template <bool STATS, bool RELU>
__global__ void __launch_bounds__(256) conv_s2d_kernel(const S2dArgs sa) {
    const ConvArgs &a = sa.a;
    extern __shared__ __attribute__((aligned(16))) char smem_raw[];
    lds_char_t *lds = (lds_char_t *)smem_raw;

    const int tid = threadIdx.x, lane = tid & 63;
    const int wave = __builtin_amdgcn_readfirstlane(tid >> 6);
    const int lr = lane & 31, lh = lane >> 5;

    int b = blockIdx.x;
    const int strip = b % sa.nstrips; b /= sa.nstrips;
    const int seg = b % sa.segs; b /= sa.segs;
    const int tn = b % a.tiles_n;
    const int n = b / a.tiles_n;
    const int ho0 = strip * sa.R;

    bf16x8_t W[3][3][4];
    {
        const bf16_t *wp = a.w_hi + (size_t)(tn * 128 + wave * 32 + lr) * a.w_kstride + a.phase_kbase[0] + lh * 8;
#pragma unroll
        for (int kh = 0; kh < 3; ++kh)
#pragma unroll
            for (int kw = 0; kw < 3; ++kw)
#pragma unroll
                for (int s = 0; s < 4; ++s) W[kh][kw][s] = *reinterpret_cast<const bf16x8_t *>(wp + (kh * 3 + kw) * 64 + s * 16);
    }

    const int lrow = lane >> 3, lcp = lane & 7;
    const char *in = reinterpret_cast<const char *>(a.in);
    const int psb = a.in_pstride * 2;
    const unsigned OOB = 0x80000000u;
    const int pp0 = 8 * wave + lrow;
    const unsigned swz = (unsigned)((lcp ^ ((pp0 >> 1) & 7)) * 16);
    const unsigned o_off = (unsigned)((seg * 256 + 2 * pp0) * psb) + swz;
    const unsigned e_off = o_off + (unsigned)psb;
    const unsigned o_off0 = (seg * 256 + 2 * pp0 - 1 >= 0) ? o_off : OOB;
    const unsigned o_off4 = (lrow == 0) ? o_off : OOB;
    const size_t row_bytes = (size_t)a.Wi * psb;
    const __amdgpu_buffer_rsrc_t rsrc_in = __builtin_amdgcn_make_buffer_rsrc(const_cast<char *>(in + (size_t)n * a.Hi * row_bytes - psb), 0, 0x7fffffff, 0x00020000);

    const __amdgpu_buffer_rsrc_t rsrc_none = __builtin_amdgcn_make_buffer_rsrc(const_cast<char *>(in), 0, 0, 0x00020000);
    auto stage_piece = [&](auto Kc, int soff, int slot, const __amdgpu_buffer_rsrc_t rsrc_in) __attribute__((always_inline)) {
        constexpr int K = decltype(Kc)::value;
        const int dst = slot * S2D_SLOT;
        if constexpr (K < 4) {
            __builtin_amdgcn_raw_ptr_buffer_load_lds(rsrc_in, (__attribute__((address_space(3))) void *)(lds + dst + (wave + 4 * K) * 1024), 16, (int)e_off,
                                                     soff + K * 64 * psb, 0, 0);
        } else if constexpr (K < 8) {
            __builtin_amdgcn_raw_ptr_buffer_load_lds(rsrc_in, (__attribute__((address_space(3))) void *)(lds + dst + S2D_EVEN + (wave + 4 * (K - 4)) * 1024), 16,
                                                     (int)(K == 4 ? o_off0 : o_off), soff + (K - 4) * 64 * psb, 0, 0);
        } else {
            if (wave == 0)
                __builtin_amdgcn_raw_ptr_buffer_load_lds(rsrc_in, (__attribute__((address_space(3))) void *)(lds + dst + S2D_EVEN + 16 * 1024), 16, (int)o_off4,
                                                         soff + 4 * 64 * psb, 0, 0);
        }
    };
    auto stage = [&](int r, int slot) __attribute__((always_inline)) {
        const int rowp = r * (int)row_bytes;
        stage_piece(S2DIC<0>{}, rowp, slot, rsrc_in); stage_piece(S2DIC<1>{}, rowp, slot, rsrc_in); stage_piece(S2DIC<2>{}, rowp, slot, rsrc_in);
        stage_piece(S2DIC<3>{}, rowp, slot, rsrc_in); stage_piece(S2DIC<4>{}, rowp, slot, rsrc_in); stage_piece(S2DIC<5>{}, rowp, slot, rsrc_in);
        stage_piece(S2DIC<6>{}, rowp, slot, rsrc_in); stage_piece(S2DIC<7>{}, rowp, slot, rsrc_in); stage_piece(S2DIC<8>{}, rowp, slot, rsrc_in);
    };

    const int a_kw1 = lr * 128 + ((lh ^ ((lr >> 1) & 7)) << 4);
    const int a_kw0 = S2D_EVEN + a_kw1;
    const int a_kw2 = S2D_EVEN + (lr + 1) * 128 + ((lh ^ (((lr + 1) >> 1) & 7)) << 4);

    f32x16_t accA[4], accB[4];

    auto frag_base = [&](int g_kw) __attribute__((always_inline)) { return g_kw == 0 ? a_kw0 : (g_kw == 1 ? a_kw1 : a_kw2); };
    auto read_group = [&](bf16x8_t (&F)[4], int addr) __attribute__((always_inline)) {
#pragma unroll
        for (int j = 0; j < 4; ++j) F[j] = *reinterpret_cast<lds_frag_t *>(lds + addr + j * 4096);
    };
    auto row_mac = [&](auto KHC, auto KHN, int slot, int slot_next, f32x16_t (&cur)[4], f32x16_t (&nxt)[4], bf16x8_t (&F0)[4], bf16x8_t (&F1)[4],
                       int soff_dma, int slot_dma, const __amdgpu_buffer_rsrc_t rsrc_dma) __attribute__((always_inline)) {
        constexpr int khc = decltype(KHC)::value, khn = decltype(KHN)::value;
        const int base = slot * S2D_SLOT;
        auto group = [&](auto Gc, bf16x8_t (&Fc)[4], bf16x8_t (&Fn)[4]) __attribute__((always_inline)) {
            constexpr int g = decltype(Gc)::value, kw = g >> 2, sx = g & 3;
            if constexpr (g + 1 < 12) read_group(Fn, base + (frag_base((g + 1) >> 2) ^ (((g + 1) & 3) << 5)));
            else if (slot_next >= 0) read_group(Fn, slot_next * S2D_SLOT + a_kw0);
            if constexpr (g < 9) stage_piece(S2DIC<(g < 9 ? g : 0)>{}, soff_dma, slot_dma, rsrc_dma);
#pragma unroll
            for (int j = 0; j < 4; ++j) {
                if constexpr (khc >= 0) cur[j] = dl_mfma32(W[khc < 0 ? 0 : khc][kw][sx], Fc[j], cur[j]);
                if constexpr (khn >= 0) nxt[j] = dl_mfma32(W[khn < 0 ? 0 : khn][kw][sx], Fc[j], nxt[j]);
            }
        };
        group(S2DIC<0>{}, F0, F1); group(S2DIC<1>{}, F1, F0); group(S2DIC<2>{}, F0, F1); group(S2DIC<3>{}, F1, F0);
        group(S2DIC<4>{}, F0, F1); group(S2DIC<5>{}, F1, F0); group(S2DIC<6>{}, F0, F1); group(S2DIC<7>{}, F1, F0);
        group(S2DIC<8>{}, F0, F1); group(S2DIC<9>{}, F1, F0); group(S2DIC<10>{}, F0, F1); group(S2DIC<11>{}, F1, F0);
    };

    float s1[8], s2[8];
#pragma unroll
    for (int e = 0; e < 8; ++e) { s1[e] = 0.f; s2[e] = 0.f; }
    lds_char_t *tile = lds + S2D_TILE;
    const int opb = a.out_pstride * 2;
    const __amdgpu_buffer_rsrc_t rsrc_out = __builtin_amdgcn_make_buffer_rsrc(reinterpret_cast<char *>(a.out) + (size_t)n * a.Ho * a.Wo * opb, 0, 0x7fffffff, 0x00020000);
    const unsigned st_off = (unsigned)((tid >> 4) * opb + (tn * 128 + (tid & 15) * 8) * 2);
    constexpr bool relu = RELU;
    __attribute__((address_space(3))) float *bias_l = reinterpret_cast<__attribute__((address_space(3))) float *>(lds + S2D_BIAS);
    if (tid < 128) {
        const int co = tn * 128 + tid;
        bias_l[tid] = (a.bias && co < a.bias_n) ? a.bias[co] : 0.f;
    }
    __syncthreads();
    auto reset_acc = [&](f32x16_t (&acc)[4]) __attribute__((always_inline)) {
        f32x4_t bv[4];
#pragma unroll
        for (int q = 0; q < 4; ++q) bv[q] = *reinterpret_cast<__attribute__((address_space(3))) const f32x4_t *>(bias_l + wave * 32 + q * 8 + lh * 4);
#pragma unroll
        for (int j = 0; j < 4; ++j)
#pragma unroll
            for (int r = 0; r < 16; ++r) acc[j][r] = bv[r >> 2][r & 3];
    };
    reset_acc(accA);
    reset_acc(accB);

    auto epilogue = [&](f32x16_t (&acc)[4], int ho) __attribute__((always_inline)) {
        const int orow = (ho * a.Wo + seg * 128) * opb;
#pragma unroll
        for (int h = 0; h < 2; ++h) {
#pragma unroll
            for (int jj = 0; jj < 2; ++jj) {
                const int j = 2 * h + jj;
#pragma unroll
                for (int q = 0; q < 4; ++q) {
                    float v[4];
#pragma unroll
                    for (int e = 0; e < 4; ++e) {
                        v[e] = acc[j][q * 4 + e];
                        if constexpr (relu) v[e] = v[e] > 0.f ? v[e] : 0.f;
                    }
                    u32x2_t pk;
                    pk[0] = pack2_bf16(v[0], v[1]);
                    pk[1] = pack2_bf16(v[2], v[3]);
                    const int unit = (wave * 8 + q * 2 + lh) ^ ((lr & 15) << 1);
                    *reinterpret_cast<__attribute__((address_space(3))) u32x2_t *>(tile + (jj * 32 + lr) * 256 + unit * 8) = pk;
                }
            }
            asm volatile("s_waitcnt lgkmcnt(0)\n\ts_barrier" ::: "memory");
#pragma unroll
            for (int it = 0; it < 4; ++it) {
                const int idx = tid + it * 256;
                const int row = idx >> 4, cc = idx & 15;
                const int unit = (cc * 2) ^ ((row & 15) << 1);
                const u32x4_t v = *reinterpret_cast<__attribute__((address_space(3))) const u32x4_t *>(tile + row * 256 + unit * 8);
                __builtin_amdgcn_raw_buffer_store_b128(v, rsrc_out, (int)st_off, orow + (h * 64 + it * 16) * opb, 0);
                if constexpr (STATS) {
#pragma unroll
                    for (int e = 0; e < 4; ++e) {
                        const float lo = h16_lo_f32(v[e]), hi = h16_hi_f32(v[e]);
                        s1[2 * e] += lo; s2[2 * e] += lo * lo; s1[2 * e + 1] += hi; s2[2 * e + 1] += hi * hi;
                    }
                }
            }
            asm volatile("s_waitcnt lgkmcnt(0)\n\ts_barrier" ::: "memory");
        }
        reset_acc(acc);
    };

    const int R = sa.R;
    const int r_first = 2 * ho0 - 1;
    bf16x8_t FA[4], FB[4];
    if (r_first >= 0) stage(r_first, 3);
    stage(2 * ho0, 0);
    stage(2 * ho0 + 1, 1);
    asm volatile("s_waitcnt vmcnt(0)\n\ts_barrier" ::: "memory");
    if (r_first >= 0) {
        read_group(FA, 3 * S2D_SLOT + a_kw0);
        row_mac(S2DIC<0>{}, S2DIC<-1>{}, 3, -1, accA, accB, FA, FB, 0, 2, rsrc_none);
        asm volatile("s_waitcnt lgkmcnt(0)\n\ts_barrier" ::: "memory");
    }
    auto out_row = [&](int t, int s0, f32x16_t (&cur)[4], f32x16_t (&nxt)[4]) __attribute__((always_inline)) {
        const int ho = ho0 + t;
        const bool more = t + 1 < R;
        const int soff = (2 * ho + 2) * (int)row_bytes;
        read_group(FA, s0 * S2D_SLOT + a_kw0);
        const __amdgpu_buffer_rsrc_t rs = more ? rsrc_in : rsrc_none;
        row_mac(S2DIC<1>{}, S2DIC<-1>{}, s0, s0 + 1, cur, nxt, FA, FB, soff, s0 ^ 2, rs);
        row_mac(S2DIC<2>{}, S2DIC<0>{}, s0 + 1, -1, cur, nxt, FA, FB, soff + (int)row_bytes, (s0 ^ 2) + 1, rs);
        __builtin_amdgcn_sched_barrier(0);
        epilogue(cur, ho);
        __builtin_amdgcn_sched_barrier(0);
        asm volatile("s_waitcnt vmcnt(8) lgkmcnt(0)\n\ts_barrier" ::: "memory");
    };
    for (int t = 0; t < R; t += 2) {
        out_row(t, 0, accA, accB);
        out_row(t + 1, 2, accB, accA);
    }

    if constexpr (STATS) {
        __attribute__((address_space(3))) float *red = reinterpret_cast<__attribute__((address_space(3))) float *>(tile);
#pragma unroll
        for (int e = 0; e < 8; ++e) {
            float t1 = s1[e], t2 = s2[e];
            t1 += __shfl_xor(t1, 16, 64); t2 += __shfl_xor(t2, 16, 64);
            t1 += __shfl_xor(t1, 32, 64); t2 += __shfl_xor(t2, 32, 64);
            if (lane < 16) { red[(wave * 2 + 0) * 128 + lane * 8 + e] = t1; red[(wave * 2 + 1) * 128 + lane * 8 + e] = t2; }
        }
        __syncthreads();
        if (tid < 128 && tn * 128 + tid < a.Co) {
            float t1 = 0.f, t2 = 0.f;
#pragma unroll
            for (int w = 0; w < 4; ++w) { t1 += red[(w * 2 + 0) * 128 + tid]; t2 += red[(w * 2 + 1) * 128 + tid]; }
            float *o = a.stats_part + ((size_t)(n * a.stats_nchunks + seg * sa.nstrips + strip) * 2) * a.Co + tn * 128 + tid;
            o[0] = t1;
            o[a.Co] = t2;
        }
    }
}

----------------------------------------

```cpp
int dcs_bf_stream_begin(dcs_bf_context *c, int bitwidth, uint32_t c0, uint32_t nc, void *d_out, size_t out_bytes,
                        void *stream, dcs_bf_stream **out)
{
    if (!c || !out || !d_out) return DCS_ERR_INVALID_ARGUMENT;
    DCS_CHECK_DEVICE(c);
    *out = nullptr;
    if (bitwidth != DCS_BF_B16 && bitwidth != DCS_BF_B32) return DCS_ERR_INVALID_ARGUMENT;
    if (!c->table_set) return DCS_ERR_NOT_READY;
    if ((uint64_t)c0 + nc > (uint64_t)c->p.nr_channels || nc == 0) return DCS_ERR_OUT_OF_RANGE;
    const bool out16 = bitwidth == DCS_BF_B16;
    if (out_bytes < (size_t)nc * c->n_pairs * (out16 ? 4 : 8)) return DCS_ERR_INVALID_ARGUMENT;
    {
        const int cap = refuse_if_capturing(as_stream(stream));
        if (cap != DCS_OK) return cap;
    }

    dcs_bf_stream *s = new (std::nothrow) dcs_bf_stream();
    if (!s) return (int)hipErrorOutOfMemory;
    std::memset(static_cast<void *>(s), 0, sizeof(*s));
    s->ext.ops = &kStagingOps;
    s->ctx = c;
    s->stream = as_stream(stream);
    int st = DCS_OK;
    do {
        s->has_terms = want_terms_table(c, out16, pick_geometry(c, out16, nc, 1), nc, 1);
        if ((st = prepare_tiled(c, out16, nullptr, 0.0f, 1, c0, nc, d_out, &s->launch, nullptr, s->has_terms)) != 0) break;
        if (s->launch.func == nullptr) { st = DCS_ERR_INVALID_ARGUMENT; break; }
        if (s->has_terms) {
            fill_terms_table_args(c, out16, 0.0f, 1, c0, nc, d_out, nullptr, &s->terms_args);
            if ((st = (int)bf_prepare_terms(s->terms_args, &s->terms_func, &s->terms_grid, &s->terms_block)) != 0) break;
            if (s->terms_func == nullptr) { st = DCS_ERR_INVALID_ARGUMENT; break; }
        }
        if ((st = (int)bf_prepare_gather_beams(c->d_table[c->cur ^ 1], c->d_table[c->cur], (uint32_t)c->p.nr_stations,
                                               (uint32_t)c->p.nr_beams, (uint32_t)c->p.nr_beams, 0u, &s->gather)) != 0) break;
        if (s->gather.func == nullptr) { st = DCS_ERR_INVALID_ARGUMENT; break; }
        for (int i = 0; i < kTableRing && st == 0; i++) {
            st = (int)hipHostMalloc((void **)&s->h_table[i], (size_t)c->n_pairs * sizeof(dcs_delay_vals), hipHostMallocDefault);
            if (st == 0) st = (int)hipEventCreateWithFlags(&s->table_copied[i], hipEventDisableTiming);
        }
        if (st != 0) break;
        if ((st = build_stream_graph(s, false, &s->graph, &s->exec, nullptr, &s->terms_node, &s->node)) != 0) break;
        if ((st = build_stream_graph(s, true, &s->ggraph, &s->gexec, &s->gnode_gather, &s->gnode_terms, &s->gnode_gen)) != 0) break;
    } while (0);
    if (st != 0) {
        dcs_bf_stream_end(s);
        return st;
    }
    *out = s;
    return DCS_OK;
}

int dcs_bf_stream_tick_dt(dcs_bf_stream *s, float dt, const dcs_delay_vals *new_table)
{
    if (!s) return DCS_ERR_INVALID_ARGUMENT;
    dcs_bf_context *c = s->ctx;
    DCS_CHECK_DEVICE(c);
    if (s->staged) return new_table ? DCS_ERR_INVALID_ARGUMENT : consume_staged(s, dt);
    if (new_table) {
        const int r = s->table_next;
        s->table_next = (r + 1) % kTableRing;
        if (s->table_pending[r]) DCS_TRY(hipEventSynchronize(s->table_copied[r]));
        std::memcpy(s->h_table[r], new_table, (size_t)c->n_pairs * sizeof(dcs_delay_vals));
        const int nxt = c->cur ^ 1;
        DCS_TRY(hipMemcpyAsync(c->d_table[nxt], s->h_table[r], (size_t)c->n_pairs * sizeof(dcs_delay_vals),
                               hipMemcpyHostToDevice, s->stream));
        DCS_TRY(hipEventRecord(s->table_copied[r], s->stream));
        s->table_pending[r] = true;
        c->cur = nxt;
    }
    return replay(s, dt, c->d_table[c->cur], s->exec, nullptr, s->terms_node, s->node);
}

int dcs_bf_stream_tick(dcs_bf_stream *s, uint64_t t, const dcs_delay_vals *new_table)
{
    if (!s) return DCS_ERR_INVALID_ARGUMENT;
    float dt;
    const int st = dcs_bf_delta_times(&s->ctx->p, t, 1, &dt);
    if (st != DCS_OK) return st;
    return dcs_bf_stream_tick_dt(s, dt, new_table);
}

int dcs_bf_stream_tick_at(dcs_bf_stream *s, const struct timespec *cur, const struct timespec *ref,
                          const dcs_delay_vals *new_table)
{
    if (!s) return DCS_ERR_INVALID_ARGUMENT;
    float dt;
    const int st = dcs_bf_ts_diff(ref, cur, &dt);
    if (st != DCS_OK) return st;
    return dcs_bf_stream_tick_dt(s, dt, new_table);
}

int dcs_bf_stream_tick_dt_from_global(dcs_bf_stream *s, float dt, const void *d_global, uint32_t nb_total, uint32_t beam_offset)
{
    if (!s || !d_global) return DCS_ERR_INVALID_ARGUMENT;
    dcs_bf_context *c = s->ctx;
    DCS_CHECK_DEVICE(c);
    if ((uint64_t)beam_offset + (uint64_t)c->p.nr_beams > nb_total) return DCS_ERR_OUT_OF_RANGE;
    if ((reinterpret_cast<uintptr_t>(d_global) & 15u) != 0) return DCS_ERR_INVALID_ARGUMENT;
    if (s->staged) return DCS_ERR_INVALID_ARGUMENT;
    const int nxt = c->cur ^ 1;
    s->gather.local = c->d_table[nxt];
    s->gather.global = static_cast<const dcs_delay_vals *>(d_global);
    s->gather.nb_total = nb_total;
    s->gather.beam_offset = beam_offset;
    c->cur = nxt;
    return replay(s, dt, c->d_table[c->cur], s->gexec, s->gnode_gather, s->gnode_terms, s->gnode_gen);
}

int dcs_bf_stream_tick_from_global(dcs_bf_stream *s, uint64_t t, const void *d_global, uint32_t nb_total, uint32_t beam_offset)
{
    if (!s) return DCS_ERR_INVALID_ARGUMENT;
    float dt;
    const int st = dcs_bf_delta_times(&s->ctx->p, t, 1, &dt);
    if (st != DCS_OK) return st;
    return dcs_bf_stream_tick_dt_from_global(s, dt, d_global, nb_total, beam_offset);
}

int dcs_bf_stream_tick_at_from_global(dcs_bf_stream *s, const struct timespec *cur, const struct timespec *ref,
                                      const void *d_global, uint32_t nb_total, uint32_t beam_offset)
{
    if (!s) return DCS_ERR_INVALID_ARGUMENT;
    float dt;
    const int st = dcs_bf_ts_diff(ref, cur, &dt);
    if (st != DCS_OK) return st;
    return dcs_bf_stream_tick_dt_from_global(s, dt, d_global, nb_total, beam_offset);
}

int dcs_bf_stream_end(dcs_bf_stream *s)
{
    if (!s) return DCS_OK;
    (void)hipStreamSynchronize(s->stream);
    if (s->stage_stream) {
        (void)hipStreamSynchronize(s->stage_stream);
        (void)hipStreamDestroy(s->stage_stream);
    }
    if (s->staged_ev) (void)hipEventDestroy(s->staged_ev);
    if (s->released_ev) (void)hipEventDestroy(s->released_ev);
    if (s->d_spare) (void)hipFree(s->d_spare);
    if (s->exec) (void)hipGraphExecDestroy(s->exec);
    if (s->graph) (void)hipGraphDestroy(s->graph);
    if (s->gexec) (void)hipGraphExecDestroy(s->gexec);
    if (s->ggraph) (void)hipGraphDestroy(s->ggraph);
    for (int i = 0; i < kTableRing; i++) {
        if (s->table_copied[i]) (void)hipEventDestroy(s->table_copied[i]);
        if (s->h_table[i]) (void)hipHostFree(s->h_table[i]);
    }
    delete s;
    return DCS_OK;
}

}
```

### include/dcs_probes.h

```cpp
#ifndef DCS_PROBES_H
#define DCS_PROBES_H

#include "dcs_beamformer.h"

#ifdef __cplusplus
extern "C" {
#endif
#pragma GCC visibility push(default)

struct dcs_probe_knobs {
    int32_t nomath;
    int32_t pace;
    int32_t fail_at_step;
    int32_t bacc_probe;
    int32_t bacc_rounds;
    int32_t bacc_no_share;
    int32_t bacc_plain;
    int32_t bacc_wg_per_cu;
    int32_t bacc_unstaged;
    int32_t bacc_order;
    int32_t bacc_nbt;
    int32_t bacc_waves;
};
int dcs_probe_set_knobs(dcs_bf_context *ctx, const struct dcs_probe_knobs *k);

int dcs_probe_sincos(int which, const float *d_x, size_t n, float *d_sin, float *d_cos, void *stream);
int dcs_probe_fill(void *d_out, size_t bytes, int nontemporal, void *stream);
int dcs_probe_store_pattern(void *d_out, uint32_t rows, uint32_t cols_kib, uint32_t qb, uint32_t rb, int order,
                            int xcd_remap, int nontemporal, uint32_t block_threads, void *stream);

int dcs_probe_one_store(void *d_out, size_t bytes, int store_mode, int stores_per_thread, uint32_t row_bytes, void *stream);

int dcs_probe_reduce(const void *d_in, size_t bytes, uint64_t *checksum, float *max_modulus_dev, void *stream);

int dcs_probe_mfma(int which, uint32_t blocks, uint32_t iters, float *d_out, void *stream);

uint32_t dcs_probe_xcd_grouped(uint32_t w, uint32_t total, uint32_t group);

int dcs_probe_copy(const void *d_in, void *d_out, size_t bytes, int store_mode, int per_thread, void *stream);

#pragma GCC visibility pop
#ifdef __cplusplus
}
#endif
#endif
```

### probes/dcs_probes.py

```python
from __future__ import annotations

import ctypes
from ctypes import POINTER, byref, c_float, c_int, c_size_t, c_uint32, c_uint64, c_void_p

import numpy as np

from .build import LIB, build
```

----------------------------------------

## YOUR INSTRUCTIONS
Begin at the line that has "template <bool STATS, bool RELU>" in the entries above; stop after the line that has "lds_char_t *lds = (lds_char_t *)smem_raw;". Transcribe exactly those lines and no others.

## ANSWER TO THE PROBLEM
template <bool STATS, bool RELU>
__global__ void __launch_bounds__(256) conv_s2d_kernel(const S2dArgs sa) {
    const ConvArgs &a = sa.a;
    extern __shared__ __attribute__((aligned(16))) char smem_raw[];
    lds_char_t *lds = (lds_char_t *)smem_raw;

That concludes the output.